> [Task details]: When the word "define" shows up in a line of the records below, copy that line.

Source data:
>>>>
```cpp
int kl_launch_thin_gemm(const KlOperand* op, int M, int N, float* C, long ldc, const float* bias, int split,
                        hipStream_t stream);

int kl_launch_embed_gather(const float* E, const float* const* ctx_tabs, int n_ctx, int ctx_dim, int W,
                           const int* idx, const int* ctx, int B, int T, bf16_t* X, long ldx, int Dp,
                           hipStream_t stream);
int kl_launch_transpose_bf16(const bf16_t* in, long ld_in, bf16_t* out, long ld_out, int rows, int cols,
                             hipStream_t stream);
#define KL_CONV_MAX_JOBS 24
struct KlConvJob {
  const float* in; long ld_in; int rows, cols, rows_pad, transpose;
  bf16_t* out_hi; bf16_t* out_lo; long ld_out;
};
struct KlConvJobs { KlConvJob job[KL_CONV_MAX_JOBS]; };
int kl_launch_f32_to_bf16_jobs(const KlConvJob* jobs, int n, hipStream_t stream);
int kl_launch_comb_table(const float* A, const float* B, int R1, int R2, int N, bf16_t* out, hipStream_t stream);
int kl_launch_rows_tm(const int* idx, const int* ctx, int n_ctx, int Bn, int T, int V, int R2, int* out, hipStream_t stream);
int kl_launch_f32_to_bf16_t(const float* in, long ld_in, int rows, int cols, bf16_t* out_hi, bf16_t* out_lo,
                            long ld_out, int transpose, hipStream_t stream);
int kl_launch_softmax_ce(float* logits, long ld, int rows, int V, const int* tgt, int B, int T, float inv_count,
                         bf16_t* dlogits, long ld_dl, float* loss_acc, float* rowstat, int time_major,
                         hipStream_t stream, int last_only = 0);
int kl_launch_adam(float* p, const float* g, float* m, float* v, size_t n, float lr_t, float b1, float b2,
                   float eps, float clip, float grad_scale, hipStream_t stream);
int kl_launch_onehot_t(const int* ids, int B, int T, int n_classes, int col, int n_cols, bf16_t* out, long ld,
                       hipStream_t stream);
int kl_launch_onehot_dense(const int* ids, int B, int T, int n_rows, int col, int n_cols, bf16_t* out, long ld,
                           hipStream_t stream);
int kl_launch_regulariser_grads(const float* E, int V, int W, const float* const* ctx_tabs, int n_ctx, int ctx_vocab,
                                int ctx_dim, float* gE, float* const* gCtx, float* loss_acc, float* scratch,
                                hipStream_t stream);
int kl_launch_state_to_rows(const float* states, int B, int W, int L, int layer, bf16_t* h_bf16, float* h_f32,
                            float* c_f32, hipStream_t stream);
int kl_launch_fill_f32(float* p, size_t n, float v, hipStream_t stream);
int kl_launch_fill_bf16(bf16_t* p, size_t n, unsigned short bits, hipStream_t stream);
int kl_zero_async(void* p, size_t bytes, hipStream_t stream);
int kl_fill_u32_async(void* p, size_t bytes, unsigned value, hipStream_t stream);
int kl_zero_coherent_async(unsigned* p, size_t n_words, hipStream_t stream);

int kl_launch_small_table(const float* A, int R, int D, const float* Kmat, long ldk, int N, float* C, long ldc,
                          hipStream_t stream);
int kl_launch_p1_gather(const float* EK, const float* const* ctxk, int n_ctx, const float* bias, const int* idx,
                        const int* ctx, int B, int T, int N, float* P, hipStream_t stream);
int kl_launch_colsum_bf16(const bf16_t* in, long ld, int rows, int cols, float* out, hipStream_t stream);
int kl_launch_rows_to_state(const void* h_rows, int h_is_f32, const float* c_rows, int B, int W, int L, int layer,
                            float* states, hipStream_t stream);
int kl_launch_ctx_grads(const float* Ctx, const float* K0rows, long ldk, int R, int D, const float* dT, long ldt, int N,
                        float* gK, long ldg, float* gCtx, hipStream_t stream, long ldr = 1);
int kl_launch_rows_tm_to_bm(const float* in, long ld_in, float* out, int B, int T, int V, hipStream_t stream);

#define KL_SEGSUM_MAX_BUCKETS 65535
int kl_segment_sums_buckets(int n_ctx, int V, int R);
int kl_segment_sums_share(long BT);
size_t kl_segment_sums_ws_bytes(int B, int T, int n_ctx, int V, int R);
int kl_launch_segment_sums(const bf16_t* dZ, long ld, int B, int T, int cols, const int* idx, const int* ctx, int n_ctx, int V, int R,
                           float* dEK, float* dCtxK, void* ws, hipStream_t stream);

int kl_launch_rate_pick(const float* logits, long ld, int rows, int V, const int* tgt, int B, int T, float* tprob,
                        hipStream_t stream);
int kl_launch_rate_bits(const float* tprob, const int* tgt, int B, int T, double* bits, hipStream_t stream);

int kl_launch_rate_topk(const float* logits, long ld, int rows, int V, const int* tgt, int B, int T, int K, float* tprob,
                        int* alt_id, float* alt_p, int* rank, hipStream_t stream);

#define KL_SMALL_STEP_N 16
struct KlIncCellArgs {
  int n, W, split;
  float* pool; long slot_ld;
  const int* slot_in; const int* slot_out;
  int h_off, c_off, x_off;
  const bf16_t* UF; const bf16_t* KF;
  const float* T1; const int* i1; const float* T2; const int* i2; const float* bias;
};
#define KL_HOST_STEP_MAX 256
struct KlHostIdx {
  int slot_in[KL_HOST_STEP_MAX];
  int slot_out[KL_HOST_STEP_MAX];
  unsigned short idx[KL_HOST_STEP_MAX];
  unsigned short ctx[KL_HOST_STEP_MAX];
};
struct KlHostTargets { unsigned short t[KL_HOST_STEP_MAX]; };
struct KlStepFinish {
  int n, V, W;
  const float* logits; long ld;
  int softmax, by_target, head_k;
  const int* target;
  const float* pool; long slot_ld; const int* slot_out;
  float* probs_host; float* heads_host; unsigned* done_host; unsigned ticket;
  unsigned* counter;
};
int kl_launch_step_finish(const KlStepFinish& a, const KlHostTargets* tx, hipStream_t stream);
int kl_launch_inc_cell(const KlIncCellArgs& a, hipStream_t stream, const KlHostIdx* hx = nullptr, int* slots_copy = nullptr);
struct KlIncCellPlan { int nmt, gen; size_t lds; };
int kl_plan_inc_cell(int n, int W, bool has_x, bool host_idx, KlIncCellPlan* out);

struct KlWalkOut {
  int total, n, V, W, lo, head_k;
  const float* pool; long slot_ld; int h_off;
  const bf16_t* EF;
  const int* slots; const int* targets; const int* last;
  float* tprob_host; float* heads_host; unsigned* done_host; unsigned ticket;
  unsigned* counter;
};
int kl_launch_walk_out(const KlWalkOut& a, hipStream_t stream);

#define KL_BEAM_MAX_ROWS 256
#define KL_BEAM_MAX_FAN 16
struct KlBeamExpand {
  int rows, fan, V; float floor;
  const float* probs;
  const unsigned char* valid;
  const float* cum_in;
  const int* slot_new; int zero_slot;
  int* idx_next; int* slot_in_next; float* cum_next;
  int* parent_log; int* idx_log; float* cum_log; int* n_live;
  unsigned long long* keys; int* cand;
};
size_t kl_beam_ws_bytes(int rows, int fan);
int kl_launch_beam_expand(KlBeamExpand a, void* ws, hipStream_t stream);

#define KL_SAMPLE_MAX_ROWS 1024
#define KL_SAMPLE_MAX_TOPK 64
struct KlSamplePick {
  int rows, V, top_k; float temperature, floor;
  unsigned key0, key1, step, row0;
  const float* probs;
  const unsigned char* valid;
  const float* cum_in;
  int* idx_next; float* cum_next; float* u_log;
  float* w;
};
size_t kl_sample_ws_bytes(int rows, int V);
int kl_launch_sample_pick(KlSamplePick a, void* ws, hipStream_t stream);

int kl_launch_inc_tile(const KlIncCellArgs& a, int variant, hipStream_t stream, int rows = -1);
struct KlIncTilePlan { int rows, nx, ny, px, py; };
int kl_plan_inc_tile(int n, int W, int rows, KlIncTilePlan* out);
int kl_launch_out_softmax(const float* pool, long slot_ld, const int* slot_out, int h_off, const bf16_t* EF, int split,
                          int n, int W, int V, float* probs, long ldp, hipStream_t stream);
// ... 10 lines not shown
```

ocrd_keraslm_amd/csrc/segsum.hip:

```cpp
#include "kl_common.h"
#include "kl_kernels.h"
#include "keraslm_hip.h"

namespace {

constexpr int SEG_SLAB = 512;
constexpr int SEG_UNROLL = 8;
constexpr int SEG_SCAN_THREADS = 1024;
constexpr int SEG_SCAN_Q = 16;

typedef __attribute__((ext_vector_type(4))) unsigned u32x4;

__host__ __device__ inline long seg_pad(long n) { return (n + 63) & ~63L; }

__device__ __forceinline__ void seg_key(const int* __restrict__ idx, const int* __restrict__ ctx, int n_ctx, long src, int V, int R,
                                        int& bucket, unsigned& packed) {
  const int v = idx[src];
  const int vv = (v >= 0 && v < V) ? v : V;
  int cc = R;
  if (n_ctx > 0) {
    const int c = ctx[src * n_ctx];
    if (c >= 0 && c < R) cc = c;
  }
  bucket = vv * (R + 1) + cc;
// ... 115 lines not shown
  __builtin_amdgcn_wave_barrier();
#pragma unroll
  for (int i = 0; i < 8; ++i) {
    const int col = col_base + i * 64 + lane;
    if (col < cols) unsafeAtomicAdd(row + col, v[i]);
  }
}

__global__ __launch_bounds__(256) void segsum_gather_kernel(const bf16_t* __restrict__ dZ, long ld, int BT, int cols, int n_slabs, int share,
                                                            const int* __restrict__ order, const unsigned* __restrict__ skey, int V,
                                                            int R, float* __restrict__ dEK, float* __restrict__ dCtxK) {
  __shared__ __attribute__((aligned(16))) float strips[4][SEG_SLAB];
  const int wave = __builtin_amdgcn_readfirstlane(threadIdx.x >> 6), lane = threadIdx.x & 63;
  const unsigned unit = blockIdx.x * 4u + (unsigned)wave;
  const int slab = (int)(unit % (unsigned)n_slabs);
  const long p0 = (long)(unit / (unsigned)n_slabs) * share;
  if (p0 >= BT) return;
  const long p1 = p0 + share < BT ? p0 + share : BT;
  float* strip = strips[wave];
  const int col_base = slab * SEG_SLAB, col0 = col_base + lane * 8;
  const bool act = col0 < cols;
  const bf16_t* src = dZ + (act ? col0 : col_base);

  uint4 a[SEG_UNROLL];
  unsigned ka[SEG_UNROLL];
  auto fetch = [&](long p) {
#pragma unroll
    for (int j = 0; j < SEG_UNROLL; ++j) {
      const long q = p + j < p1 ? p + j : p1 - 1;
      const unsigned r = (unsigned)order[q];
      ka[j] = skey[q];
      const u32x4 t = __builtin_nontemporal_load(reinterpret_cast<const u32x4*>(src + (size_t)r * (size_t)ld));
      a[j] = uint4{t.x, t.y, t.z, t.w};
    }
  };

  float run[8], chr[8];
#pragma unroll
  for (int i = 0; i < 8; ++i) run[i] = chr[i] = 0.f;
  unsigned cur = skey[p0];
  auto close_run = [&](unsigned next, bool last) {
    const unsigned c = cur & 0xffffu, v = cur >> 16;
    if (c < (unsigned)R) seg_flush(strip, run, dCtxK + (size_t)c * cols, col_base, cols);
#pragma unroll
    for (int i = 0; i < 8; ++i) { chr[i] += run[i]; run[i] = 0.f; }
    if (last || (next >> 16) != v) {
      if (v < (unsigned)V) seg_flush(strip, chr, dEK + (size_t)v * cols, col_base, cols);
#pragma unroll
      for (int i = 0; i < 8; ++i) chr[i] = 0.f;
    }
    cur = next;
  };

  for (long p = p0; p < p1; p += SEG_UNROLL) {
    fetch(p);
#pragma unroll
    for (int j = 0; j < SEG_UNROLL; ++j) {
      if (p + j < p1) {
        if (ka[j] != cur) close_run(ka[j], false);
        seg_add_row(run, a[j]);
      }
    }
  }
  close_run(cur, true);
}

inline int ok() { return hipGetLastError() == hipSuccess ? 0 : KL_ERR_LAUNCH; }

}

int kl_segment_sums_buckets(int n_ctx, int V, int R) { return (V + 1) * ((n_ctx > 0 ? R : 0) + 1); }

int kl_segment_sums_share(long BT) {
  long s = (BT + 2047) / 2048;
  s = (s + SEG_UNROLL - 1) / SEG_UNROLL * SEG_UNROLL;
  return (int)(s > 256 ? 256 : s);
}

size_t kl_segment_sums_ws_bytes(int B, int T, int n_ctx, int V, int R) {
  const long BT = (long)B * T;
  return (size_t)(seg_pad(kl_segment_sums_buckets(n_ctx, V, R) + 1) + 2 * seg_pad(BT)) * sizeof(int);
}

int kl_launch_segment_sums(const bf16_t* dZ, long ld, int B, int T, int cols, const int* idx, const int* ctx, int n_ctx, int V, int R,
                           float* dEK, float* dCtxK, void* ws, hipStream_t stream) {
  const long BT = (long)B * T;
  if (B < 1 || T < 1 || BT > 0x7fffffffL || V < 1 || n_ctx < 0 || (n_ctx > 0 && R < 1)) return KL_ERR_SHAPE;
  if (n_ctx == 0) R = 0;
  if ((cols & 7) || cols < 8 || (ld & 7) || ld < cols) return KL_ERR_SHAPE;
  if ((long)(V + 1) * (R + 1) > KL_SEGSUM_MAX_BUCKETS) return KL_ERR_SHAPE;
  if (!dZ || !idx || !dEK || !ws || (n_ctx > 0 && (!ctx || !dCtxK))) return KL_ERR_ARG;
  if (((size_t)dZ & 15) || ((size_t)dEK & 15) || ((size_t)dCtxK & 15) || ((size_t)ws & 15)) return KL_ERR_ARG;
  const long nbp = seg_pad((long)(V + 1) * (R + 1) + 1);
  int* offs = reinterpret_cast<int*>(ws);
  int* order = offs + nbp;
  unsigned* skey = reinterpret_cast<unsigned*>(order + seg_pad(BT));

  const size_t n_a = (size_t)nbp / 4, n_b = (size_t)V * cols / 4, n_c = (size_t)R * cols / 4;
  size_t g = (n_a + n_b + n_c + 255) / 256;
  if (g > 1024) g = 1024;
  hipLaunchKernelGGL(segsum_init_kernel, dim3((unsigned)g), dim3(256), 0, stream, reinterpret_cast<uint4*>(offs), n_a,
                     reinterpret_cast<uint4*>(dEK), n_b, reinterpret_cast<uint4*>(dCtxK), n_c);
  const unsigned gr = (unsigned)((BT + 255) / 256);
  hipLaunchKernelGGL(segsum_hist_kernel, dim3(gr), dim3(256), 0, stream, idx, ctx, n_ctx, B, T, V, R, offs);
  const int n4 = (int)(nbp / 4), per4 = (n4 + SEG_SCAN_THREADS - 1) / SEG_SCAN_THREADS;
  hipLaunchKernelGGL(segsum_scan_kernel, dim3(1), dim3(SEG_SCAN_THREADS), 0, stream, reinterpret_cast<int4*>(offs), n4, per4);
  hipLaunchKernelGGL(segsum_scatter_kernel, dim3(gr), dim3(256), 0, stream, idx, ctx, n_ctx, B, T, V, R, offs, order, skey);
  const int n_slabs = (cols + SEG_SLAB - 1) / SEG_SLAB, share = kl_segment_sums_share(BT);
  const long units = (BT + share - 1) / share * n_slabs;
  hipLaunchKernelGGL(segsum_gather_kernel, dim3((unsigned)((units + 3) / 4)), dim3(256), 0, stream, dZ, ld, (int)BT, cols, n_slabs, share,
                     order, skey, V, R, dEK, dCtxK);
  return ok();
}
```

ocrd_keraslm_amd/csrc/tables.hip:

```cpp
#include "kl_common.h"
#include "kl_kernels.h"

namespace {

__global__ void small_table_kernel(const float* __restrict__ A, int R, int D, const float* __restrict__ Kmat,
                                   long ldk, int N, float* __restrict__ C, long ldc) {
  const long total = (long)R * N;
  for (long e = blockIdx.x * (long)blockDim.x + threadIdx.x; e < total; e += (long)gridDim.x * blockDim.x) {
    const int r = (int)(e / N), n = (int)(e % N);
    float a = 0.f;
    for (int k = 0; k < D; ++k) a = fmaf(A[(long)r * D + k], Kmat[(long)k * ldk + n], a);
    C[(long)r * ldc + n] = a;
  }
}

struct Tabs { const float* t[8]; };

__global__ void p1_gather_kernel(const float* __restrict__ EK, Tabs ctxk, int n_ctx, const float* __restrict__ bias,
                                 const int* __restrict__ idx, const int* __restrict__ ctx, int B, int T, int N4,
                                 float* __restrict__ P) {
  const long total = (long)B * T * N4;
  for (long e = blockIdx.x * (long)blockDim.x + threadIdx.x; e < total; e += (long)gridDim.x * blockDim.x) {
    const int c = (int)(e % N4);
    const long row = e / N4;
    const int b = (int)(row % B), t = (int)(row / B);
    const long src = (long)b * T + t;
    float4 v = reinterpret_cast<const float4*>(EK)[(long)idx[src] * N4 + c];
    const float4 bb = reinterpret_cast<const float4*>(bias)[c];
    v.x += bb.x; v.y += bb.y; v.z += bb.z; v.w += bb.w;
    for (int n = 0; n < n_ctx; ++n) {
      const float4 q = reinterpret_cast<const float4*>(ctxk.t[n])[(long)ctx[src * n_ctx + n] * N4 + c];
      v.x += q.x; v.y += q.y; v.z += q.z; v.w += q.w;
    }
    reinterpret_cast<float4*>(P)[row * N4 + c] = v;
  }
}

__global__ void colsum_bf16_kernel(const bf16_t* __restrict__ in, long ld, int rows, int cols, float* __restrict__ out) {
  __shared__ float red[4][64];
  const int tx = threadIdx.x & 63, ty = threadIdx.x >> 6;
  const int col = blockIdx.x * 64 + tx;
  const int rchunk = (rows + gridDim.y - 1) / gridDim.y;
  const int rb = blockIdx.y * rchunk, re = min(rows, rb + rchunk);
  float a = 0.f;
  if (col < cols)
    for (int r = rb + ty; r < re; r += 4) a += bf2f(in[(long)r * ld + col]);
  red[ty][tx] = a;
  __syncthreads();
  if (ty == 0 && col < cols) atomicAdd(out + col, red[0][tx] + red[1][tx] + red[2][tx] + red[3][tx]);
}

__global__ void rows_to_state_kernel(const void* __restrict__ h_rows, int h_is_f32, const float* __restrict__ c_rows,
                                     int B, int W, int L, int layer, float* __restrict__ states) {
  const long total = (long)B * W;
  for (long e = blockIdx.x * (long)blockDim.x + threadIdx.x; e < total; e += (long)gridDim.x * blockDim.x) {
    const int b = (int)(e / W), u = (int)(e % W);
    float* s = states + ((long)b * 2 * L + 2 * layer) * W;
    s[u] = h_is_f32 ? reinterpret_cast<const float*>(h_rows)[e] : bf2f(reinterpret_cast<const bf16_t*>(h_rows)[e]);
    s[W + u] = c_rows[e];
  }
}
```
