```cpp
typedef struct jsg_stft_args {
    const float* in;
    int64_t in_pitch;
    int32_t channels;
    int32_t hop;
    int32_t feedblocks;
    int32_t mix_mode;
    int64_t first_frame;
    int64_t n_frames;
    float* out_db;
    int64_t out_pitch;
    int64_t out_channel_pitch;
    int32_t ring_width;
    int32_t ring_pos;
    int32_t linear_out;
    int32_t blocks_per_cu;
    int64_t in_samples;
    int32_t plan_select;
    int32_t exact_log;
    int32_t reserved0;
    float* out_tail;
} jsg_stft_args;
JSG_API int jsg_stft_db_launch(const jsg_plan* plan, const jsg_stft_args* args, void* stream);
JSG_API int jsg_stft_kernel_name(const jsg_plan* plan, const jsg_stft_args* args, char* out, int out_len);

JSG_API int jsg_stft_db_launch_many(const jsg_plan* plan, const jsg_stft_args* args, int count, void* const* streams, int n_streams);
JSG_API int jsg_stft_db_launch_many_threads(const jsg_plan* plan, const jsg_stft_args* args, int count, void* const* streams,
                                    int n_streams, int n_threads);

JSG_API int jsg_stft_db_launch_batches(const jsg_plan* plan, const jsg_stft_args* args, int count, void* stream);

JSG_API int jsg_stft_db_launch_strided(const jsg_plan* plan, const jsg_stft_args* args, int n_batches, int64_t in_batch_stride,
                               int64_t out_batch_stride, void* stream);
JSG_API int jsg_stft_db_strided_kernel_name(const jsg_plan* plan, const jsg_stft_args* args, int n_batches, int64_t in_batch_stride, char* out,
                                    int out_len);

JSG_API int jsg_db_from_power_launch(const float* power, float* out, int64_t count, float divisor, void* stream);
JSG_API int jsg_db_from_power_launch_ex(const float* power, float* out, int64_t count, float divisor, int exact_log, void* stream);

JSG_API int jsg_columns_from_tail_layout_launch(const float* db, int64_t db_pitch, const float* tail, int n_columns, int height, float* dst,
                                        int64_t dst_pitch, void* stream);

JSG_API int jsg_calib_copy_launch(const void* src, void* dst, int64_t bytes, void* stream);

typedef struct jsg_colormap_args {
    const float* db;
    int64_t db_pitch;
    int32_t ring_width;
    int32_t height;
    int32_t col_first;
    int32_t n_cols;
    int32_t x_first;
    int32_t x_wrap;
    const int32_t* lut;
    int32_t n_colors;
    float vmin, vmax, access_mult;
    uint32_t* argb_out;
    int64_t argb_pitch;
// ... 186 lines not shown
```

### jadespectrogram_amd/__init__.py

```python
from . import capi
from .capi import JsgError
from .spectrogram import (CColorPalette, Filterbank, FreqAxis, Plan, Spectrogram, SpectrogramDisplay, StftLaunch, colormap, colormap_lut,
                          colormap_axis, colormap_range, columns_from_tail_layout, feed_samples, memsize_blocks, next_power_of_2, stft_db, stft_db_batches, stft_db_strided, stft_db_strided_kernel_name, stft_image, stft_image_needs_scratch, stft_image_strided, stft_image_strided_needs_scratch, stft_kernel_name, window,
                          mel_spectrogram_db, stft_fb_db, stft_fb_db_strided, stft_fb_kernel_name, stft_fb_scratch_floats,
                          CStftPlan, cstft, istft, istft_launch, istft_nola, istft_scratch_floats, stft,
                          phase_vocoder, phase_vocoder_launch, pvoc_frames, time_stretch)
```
<<<<
> [Written answer]:
#define KL_CONV_MAX_JOBS 24
#define KL_SEGSUM_MAX_BUCKETS 65535
#define KL_SMALL_STEP_N 16
#define KL_HOST_STEP_MAX 256
#define KL_BEAM_MAX_ROWS 256
#define KL_BEAM_MAX_FAN 16
#define KL_SAMPLE_MAX_ROWS 1024
#define KL_SAMPLE_MAX_TOPK 64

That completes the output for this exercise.